In this role she specialises in advocating for students who’ve been identified as historically not experiencing success in the New Zealand schooling system which include Māori and Pacific learners.
She has also volunteered as a committee member, trustee and co-chair of the Otago Polyfest, which celebrated its 30th anniversary last year.
Laufiso says she’s proud of how far Otago Polyfest has come and being able to build capability and capacity ground up.
“So from our own communities, our Māori and Pacific communities, we’ve been able to build skills and capabilities. Give young people in our community opportunities because our communities run the Polyfest.”
Laufiso says she had to think about whether or not to accept the award as she’s had family members who’ve turned down the honour.
“A lot of people are deserving of this recognition and even for me, Polyfest is a whole team … some of us have been through the fire together for quite a number of years.”
She says her mother, the late Agnes Mary (Eti) Ivala-Laufiso JP, was awarded a Queen’s Service Medal in 1990 and also had mixed feelings about accepting it.
However Laufiso says she has taken the award as a continuation of elevating the arts.
“I had a thought about it, a lot about my late mother, my family, my community and particularly the Pacific arts ... I’ve always believed that the arts is such a powerful vehicle for learning and understanding.
“Elevating the arts is important to me so I thought okay, this is all part of the strategy.”
Writer and documentary maker honoured
Vaosa ole Tagaloa Makerita Urale's work as a writer, documentary director and arts producer in New Zealand and internationally for more than 20 years has also been acknowledged in the recent New Year Honour's list.
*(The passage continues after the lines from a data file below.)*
# valette/FROG

Hardware: AMD Instinct MI355X
Metric: registration iterations/sec (linear+deformable) (higher is better)
Workload: dtype f32

## Files before the change

frog_amd/_abi.py:

```python
import ctypes as C
import os

_HERE = os.path.dirname(os.path.abspath(__file__))
LIB_DIR = os.path.join(_HERE, "lib")



def usable_cpus():
    import math
    n = len(os.sched_getaffinity(0)) if hasattr(os, "sched_getaffinity") else (os.cpu_count() or 1)

    def quota(d):
        try:
            with open(os.path.join(d, "cpu.max")) as fh:
                q, p = fh.read().split()[:2]
            return None if q == "max" else float(q) / float(p)
        except (OSError, ValueError):
            pass
        try:
            with open(os.path.join(d, "cpu.cfs_quota_us")) as fh:
                q = float(fh.read())
            with open(os.path.join(d, "cpu.cfs_period_us")) as fh:
                p = float(fh.read())
            return q / p if q > 0 and p > 0 else None
# ... 322 lines not shown
    "frog_labels_fused": (C.c_int, [C.c_void_p, C.POINTER(FrogVolume), c_float_p]),
    "frog_labels_probability": (C.c_int, [C.c_void_p, C.c_int64, c_float_p]),
    "frog_labels_destroy": (None, [C.c_void_p]),
    "frog_staple_create": (C.c_int, [C.POINTER(FrogVolume), C.c_uint32, C.c_uint32, C.c_int, C.POINTER(C.c_void_p)]),
    "frog_staple_add": (C.c_int, [C.c_void_p, C.c_void_p, C.POINTER(FrogVolume), C.c_double, C.POINTER(FrogVolume)]),
    "frog_staple_finish": (C.c_int, [C.c_void_p, c_u32_p]),
    "frog_staple_values": (C.c_int, [C.c_void_p, C.POINTER(C.c_int64)]),
    "frog_staple_solve": (C.c_int, [C.c_void_p, C.c_double, C.c_double, C.c_uint32, C.c_int, c_u32_p, c_double_p,
                                    C.POINTER(C.c_uint64)]),
    "frog_staple_fused": (C.c_int, [C.c_void_p, C.POINTER(FrogVolume), c_float_p]),
    "frog_staple_probability": (C.c_int, [C.c_void_p, C.c_int64, c_float_p]),
    "frog_staple_performance": (C.c_int, [C.c_void_p, c_double_p, C.POINTER(C.c_uint64), C.POINTER(C.c_uint64), c_double_p]),
    "frog_staple_destroy": (None, [C.c_void_p]),
    "frog_wlabels_create": (C.c_int, [C.POINTER(FrogVolume), C.c_uint32, C.c_uint32, C.c_uint32, C.c_uint32, C.c_float, C.c_int,
                                      C.POINTER(C.c_void_p)]),
    "frog_wlabels_target": (C.c_int, [C.c_void_p, C.c_void_p, C.POINTER(FrogVolume), C.c_int, C.c_double, C.POINTER(FrogVolume)]),
    "frog_wlabels_add": (C.c_int, [C.c_void_p, C.c_void_p, C.POINTER(FrogVolume), C.POINTER(FrogVolume), C.c_int, C.c_double,
                                   C.c_double, C.POINTER(FrogVolume), C.POINTER(FrogVolume)]),
    "frog_wlabels_finish": (C.c_int, [C.c_void_p, c_u32_p]),
    "frog_wlabels_values": (C.c_int, [C.c_void_p, C.POINTER(C.c_int64)]),
    "frog_wlabels_fused": (C.c_int, [C.c_void_p, C.c_int64, C.POINTER(FrogVolume), c_float_p]),
    "frog_wlabels_probability": (C.c_int, [C.c_void_p, C.c_int64, c_float_p]),
    "frog_wlabels_destroy": (None, [C.c_void_p]),
    "frog_jlabels_create": (C.c_int, [C.POINTER(FrogVolume), C.c_uint32, C.c_uint32, C.c_uint32, C.c_uint32, C.c_double, C.c_int, C.c_int,
                                      C.POINTER(C.c_void_p)]),
    "frog_jlabels_target": (C.c_int, [C.c_void_p, C.c_void_p, C.POINTER(FrogVolume), C.c_int, C.c_double, C.POINTER(FrogVolume)]),
    "frog_jlabels_add": (C.c_int, [C.c_void_p, C.c_void_p, C.POINTER(FrogVolume), C.POINTER(FrogVolume), C.c_int, C.c_double,
                                   C.c_double, C.POINTER(FrogVolume), C.POINTER(FrogVolume)]),
    "frog_jlabels_finish": (C.c_int, [C.c_void_p, c_u32_p]),
    "frog_jlabels_values": (C.c_int, [C.c_void_p, C.POINTER(C.c_int64)]),
    "frog_jlabels_fused": (C.c_int, [C.c_void_p, C.c_int64, C.POINTER(FrogVolume), c_float_p]),
    "frog_jlabels_probability": (C.c_int, [C.c_void_p, C.c_int64, c_float_p]),
    "frog_jlabels_weight": (C.c_int, [C.c_void_p, C.c_uint32, c_float_p]),
    "frog_jlabels_destroy": (None, [C.c_void_p]),
    "frog_distance_map": (C.c_int, [C.POINTER(FrogVolume), C.c_int64, C.c_int, C.c_int, c_u32_p]),
    "frog_surface_create": (C.c_int, [C.POINTER(FrogVolume), C.POINTER(C.c_int64), C.c_uint32, C.c_uint32, C.c_int,
                                      C.POINTER(C.c_void_p)]),
    "frog_surface_add": (C.c_int, [C.c_void_p, C.c_void_p, C.POINTER(FrogVolume), C.c_double, C.POINTER(FrogSurfaceRow)]),
    "frog_surface_destroy": (None, [C.c_void_p]),
    "frog_isosurface_create": (C.c_int, [C.POINTER(FrogVolume), C.c_int, C.c_double, C.c_int64, C.c_int, C.POINTER(C.c_void_p),
                                         c_u32_p, c_u32_p]),
    "frog_isosurface_apply": (C.c_int, [C.c_void_p, C.c_void_p]),
    "frog_isosurface_get": (C.c_int, [C.c_void_p, c_float_p, c_u32_p]),
    "frog_isosurface_destroy": (None, [C.c_void_p]),
    "frog_chain_apply_f32": (C.c_int, [C.c_void_p, c_float_p, c_float_p, C.c_size_t]),
    "frog_match_options_default": (None, [C.POINTER(FrogMatchOptions)]),
    "frog_matcher_create": (C.c_int, [C.POINTER(FrogKeypoints), C.c_uint32, C.c_int, C.POINTER(C.c_void_p)]),
    "frog_matcher_destroy": (None, [C.c_void_p]),
    "frog_matcher_run": (C.c_int, [C.c_void_p, C.POINTER(C.c_uint16), C.POINTER(C.c_uint16), C.c_size_t,
                                   C.POINTER(FrogMatchOptions), C.POINTER(C.c_uint64), C.POINTER(c_u32_p),
                                   C.POINTER(c_u32_p)]),
    "frog_match_free": (None, [C.c_void_p]),
    "frog_matcher_last_stats": (C.c_int, [C.c_void_p, c_double_p, c_double_p]),
    "frog_matcher_last_forms": (C.c_int, [C.c_void_p, C.POINTER(C.c_uint64)]),
    "frog_match_test_products": (C.c_int, [C.c_int, c_float_p, c_float_p, C.c_uint32, C.c_int, c_float_p, c_float_p]),
    "frog_get_points2_subset": (C.c_int, [C.c_void_p, C.POINTER(C.c_uint64), C.c_size_t, c_float_p]),
    "frog_set_hard_links": (C.c_int, [C.c_void_p, C.POINTER(C.c_uint64), C.POINTER(C.c_uint64), C.c_size_t, C.c_float]),
    "frog_residual_sums": (C.c_int, [C.c_void_p]),
    "frog_get_error_map": (C.c_int, [C.c_void_p, C.c_uint32, C.POINTER(FrogGridInfo), c_float_p, C.c_size_t]),
    "frog_comm_buffer": (C.c_int, [C.c_void_p, C.c_int, C.POINTER(C.c_void_p), C.POINTER(C.c_size_t),
                                   C.POINTER(C.c_size_t), C.POINTER(C.c_size_t)]),
    "frog_update_stats_local": (C.c_int, [C.c_void_p]),
    "frog_stats_publish": (C.c_int, [C.c_void_p]),
    "frog_transform_points_local": (C.c_int, [C.c_void_p, C.c_int]),
    "frog_linear_step_local": (C.c_int, [C.c_void_p]),
    "frog_energy_read": (C.c_int, [C.c_void_p, c_double_p, c_double_p]),
    "frog_bounds_local": (C.c_int, [C.c_void_p, c_double_p, c_double_p]),
    "frog_deformable_setup_bounds": (C.c_int, [C.c_void_p, C.c_int, c_double_p, c_double_p, C.POINTER(FrogGridInfo)]),
    "frog_deformable_phase_a": (C.c_int, [C.c_void_p, C.c_float]),
    "frog_deformable_phase_b": (C.c_int, [C.c_void_p]),
    "frog_deformable_phase_c": (C.c_int, [C.c_void_p, c_double_p]),
    "frog_get_stream": (C.c_int, [C.c_void_p, C.POINTER(C.c_void_p), C.POINTER(C.c_int)]),
    "frog_comm_unpack_slab": (C.c_int, [C.c_void_p, C.c_void_p, C.c_uint64, C.c_uint32, C.POINTER(C.c_uint64), C.c_uint32]),
    "frog_comm_mode": (C.c_int, [C.c_void_p, C.c_int]),
    "frog_create_seconds": (C.c_int, [C.c_void_p, c_double_p, C.POINTER(C.c_int)]),
    "frog_lattice_reallocations": (C.c_int, [C.c_void_p, C.POINTER(C.c_int)]),
    "frog_transform_points_slab": (C.c_int, [C.c_void_p, C.c_int, C.c_int, C.c_void_p, C.c_uint64, C.c_uint32]),
    "frog_comm_unpack_slab_step": (C.c_int, [C.c_void_p, C.c_void_p, C.c_uint64, C.c_uint32, C.POINTER(C.c_uint64), C.c_uint32, C.c_uint32]),
    "frog_step_finish": (C.c_int, [C.c_void_p, C.POINTER(C.c_double)]),
    "frog_step_speculate": (C.c_int, [C.c_void_p]),
    "frog_cull_stats": (C.c_int, [C.c_void_p, C.POINTER(C.c_uint64), C.POINTER(C.c_uint64), C.POINTER(C.c_uint64)]),
    "frog_cull_stats_linear": (C.c_int, [C.c_void_p, C.POINTER(C.c_uint64), C.POINTER(C.c_uint64), C.POINTER(C.c_uint64)]),
    "frog_test_stray_points": (C.c_int, [C.c_void_p, C.POINTER(C.c_uint64)]),
    "frog_test_cull_ranges": (C.c_int, [C.c_void_p, C.POINTER(C.c_uint64), C.POINTER(C.c_uint64)]),
    "frog_test_cull_steps": (C.c_int, [C.c_void_p, C.POINTER(C.c_uint64), C.POINTER(C.c_uint64)]),
    "frog_test_cull_readback": (C.c_int, [C.c_void_p, c_float_p, c_float_p, c_float_p, c_u32_p, c_float_p, c_u32_p]),
    "frog_test_em_refit": (C.c_int, [C.c_void_p, C.c_int]),
    "frog_test_ransac_candidates": (C.c_int, [C.POINTER(FrogModel), C.c_uint32, C.POINTER(FrogRansacOptions), c_double_p,
                                              C.POINTER(C.c_ubyte), C.c_size_t, C.POINTER(C.c_size_t)]),
    "frog_test_ransac_census": (C.c_int, [C.c_void_p, C.POINTER(FrogModel), C.c_uint32, c_double_p, C.c_size_t, C.c_float,
                                          c_u32_p]),
    "frog_test_inlier_probability": (C.c_int, [C.c_int, c_float_p, c_float_p, C.c_size_t, c_float_p, c_float_p]),
    "frog_test_inlier_weight_pair": (C.c_int, [C.c_int, c_float_p, c_float_p, C.c_float, c_float_p, C.c_size_t, c_float_p,
                                              C.POINTER(C.c_ubyte)]),
    "frog_test_bspline_weights": (C.c_int, [C.c_int, C.c_void_p, C.c_size_t, C.c_void_p]),
    "frog_profile_enable": (C.c_int, [C.c_void_p, C.c_int]),
    "frog_profile_read": (C.c_int, [C.c_void_p, C.POINTER(FrogKernelTime), C.c_int]),
}
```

According to her New Zealand Order of Merit citation, Urale's play Frangipani Perfume (1998) was the first Pacific play written by a woman with an all-female cast and was listed in the Top 10 Plays of the Decade by the New Zealand Listener.
This play became a key text in theatre studies and toured nationally and internationally to Canada, Australia and the United Kingdom.
She also directed Children of the Revolution, a political documentary which explored the 1970s and 1980s protest movement, following six key activists and their children.
This documentary won the Best Māori Programme at the 2008 Qantas Awards. She directed and produced Savage Symbols (2002), which looked at the traditional art of Samoan tattooing (pe’a) for men.
A Fulbright New Zealand alumni, Ms Urale has also played a key role in the development of Creative New Zealand’s inaugural Pacific Arts Strategy.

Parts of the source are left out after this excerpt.